Politician and businessman; Born May 17, 1925 Died November 30, 2007.

Ian MacArthur, who has died aged 82, was the MP for Perth and East Perthshire who, decades before the advertising executives of the 1980s sought political careers as a natural extension of their profession, left the giant J Walter Thompson agency to become a Scottish Unionist MP.

Tall, blonde and vigorous, MacArthur was a natural performer in the Commons. His maiden speech was on the Scottish tourist industry, which he felt, appropriately for an advertising executive, suffered from a bad image. Despite being a bright, stylish and convivial MP, MacArthur never quite sold himself to party grandees and did not progress beyond the whips' office.
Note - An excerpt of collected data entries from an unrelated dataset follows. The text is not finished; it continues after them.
static double cluster_extent_host(amm_ctx *ctx, const double *d_pos, int n, int nc, const std::vector<int> &first) {
    std::vector<double> x(3 * (size_t)n);
// ... 46 lines not shown
    AMM_HIP(hipMalloc(&cl->d_pos4f, sizeof(float4) * 3 * (size_t)nc));
    AMM_HIP(hipMalloc(&cl->d_xref, sizeof(double) * 3 * (size_t)n));
    AMM_HIP(hipMalloc(&cl->d_nnb, sizeof(int) * ns));
    AMM_HIP(hipMalloc(&cl->d_nnb_near, sizeof(int) * ns));
    AMM_HIP(hipMalloc(&cl->d_flags, sizeof(int) * 16));
    AMM_HIP(hipMemset(cl->d_flags, 0, sizeof(int) * 16));
    AMM_HIP(hipMalloc(&cl->d_ticket, sizeof(int) * 4 * AMM_TICKET_INTS));
    AMM_HIP(hipMemset(cl->d_ticket, 0, sizeof(int) * 4 * AMM_TICKET_INTS));
    AMM_HIP(hipMalloc(&cl->d_counters, sizeof(unsigned long long) * 8));
    AMM_HIP(hipMemset(cl->d_counters, 0, sizeof(unsigned long long) * 8));
    AMM_HIP(hipMalloc(&cl->d_slice_cells, sizeof(int) * 2));
    AMM_HIP(hipMemset(cl->d_slice_cells, 0, sizeof(int) * 2));
    int lpa = 4;
    while (lpa < 64 && (long)(cl->c_end - cl->c_begin) * lpa < 64L * 2048) lpa <<= 1;
    if (ctx->opt_lpa > 0) lpa = ctx->opt_lpa;
    cl->lpa = lpa;
    int flags[8];
    cl->capc = 0;
    if (cluster_chain(ctx, L, cl, d_pos, 1, true, nullptr)) return 1;
    AMM_HIP(hipMemcpyAsync(flags, cl->d_flags, sizeof(flags), hipMemcpyDeviceToHost, ctx->stream));
    AMM_HIP(hipStreamSynchronize(ctx->stream));
    cl->capc = 2 * flags[6] + 16;
    AMM_HIP(hipMalloc(&cl->d_cell_members, sizeof(int) * (size_t)ncell * cl->capc));
    cl->parts = std::max(1, std::min(16, (int)std::ceil(1.5 * (double)nc / ncell / CB_BATCH)));
    if (ctx->world > 1) {
        const int active_cells = std::max(1, ncell / ctx->world);
        const int want = (4096 + active_cells - 1) / active_cells, most = std::max(1, (int)std::ceil((double)nc / ncell));
        cl->parts = std::max(cl->parts, std::min(want, std::min(most, 6)));
    }
    if (ctx->opt_parts > 0) cl->parts = std::max(1, std::min(16, ctx->opt_parts));
    cl->split_parts = 0;
    if (ctx->world > 1 && ctx->opt_build_split < 0) {
        const int active_cells = std::max(1, ncell / ctx->world);
        const int most = std::max(1, (int)std::ceil((double)nc / ncell / CBS_BATCH));
        cl->split_parts = std::max(1, std::min(std::min(16, most), (1024 + active_cells / 2) / active_cells));
    }
    if (ctx->opt_build_split == 0) cl->split_parts = 0;
    if (ctx->opt_build_split > 0) cl->split_parts = std::min(16, ctx->opt_build_split);
    {
        const long t1 = (long)ncell * cl->parts * 64;
        const size_t nblocks = std::max((size_t)((t1 + 255) / 256), (size_t)ncell * (size_t)cl->split_parts);
        AMM_HIP(hipMalloc(&cl->d_blockstats, sizeof(unsigned long long) * 3 * nblocks));
    }
    cl->cap = 0;
    {
        const int cb = cl->c_begin, ce = cl->c_end;
// ... 61 lines not shown
    }
    ClusterList *cl = L->cl;
    const EpiPlan *plan = ctx->epi_request;
    ctx->epi_request = nullptr;
    ctx->epi_done = false;
    const int copies_current = (cl->sorted_for == pf && cl->sorted_epoch == ctx->pos_epoch && cl->sorted_pos == d_pos && Z.n == 0) ? 1 : 0;
    if (copies_current) ctx->n_copies_current++;
    if (cl->checked_epoch == ctx->pos_epoch && cl->checked_pos == d_pos && !L->force_rebuild_c) {
    } else {
        if (!(cl->pre_epoch == ctx->pos_epoch && cl->pre_pos == d_pos))
            hipLaunchKernelGGL(k_ccheck_displacement, dim3((n + 255) / 256), dim3(256), 0, st, n, d_pos, cl->d_xref, 0.25 * cl->skin * cl->skin,
                               cl->d_flags);
        const int forced = L->force_rebuild_c ? 1 : 0;
        L->force_rebuild_c = false;
        const bool assigned = !forced && cl->assigned_epoch == ctx->pos_epoch && cl->assigned_pos == d_pos;
        if (cluster_chain(ctx, L, cl, d_pos, forced, false, pf, Z, copies_current, assigned)) return 1;
        gathered = true;
    }
    cl->checked_epoch = ctx->pos_epoch;
    cl->checked_pos = d_pos;
    if (!gathered && !copies_current)
        hipLaunchKernelGGL(k_csort_gather, dim3((std::max(cl->nc, Z.n) + 255) / 256), dim3(256), 0, st, cl->grid.ncell, cl->nc, cl->d_cell_start,
                           cl->d_cell_members, cl->capc, cl->d_cperm, cl->d_aperm, d_pos, ctx->box, cl->d_pos4f, cl->d_flags + 8, cl->d_flags, 0,
                           pf->d_q, pf->d_hsig, pf->d_seps2, pf->d_posq_s, pf->d_lj_s, (float)cl->rext, L->d_seps2, cl->d_first, Z, 0, (double *)nullptr, 0, 0, (int *)nullptr);
    cl->sorted_for = pf;
    cl->sorted_epoch = ctx->pos_epoch;
    cl->sorted_pos = d_pos;
    const int nrows = cl->c_end - cl->c_begin;
    const int per_c = (cl->nc + ctx->world - 1) / ctx->world, per = 3 * per_c, nf = guest ? 2 : 1;
    double *out = d_force, *gout = g_force;
    auto ss_bytes_of = [](const PairForce *p) { return (p->d_tab_ss && p->pc.tab.ss_first >= 0) ? (p->pc.tab.nint - p->pc.tab.ss_first) * AMM_TAB_STRIDE : 0; };
    auto plan_fits = [&]() {
        if (!(plan && plan->kind == 0 && ctx->opt_fuse_epilogue && !accumulate && !cl->d_first && cl->nrest == 0 && plan->bs && plan->bs->mol3_ok &&
              plan->bs->finalized && plan->bs->ncomp == cl->nc && plan->f0 && plan->npre <= AMM_MAX_PRE && ctx->d_x == d_pos && ctx->d_v &&
              plan->f0 != d_force && plan->f0 != g_force)) return false;
        if (guest && !(!g_accumulate && g_force != d_force && ctx->opt_fuse_rows && pf == L && cl->rnear_build > 0)) return false;
        return true;
    };
    bool state_mode = false;
    if (exchange && ctx->world > 1 && ctx->opt_state_exchange && plan_fits() && cl->nc - per_c * (ctx->world - 1) > 0) {
        bool kernel = ctx->opt_site_tab && ss_bytes_of(pf) > 0 && (!guest || ss_bytes_of(guest) > 0);
        const int lds = pf->pc.tab.nint * AMM_TAB_STRIDE + ss_bytes_of(pf) + (guest ? guest->pc.tab.nint * AMM_TAB_STRIDE + ss_bytes_of(guest) : 0);
        kernel = kernel && lds <= AMM_CPAIR_LDS_LIMIT;
        if (guest) kernel = kernel && guest->pc.family == AMM_NEAR_FSWITCH && (pf->pc.family == AMM_DAMPED || pf->pc.family == AMM_NONBONDED);
        state_mode = kernel;
    }
    if (state_mode) {
// ... 286 lines not shown
        const int back = A.cap - 1 + nfront;
        for (int k = sub; k < nn; k += 8) {
            const unsigned j = (unsigned)row[k < nfront ? k : back - k] & 0x1fffffffu;
            for (int t = 0; t < 3; ++t)
                for (int b = 0; b < 3; ++b) {
                    const double4 pi = A.posq[3 * cs + t], pj = A.posq[3 * j + b];
                    const double dx = amm_min_image(pi.x - pj.x, A.box.L[0], A.box.invL[0]);
                    const double dy = amm_min_image(pi.y - pj.y, A.box.L[1], A.box.invL[1]);
                    const double dz = amm_min_image(pi.z - pj.z, A.box.L[2], A.box.invL[2]);
                    cnt += (dx * dx + dy * dy + dz * dz < r2w) ? 1ull : 0ull;
                }
        }
    }
    for (int off = 32; off > 0; off >>= 1) cnt += __shfl_xor(cnt, off);
    if ((threadIdx.x & 63) == 0 && cnt) atomicAdd(out, cnt);
}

He was born the younger son of Lieutenant-General Sir William MacArthur, and was educated at Cheltenham College. He joined the Royal Navy and saw active service in destroyers in the Mediterranean, becoming partially deaf in his left ear as the result of gunfire during the Italian campaign. He finished the war as flag lieutenant to the C-in-C Portsmouth, a role which, he later joked, involved making himself invisible and saluting a lot, not to mention becoming friends with the future Duke of Edinburgh.

After the war, MacArthur studied modern languages at Queen's College, Oxford, and then worked as a consultant with J Walter Thompson in London, ultimately becoming its director of administration. At the time, it was one of the world's largest ad agencies and MacArthur was devoted to the firm, retaining links with it during his time in parliament and attending diligently an annual reunion until just last year.

MacArthur was also a fine musician and a lifelong Francophile. He sang and played the piano and, as a young man, earned extra income singing French songs in London nightclubs, even recording a couple of records. Politics, however, was his real passion. He was an active Young Unionist, later serving as honorary president of the Scottish Young Unionists from 1962-65, and was chosen to contest the Labour seat of Greenock at the 1955 General Election.

The incumbent MP was the popular former Scottish Secretary, Hector McNeil, but MacArthur still came close to winning. When McNeil died prematurely a few months later, MacArthur stood again in the resulting by-election.

He was rewarded for his perseverance with selection for the old constituency of Perth and East Perthshire in 1959. He secured it with a mighty 13,728 majority. An early parliamentary biography summed him up as a "London Scots advertiser; orthodox traditionalist". That orthodoxy won him an appointment as a junior government whip in 1962, from which he was promoted to become a Lord Commissioner of the Treasury - or senior whip - in December 1963.

An effective speaker, the previous month MacArthur had assisted Sir Alec Douglas-Home in the neighbouring constituency of Perth and West Perthshire as he sought to return to the Commons (having renounced his peerage) as Prime Minister. At one meeting, Sir Alec accidentally fell off a farm cart and MacArthur used his handkerchief to wipe a speck of blood from the premier, joking that he must preserve it as blue blood.

When Home narrowly lost the 1964 General Election, MacArthur remained in the whips' office, moving to the shadow Scottish front bench after Edward Heath became party leader in 1965. He was quietly effective on Scottish affairs and co-authored a CPC pamphlet entitled "The Grandest Thing in the World" on Scottish education policy.

MacArthur also piloted four private member's bills through the Commons, the most notable becoming the Domicile and Matrimonial Proceedings Act of 1973. This freed women who were separated but not divorced from being legally domiciled wherever their husbands were. Lord Denning approved, saying it abolished "the last barbarous relic of a wife's servitude".

In 1972, MacArthur became both vice-chairman of the Scottish Conservative Party and chairman of the Scottish Conservative Members' Committee and, although he held on to his seat at the February 1974 election, despite boundary changes, that October he lost by 793 votes to the SNP candidate Douglas Crawford.

A lifelong friend of Poland, MacArthur was awarded the Gold Cross of Merit by the Polish Government in exile in 1971.

From 1977 until his retirement in 1989 he was director of the British Textile Confederation, also being appointed a Fellow of the Royal Society of Arts in 1984 and awarded an OBE in 1989.

He is survived by his wife, Judith, whom he married in 1957, and seven children.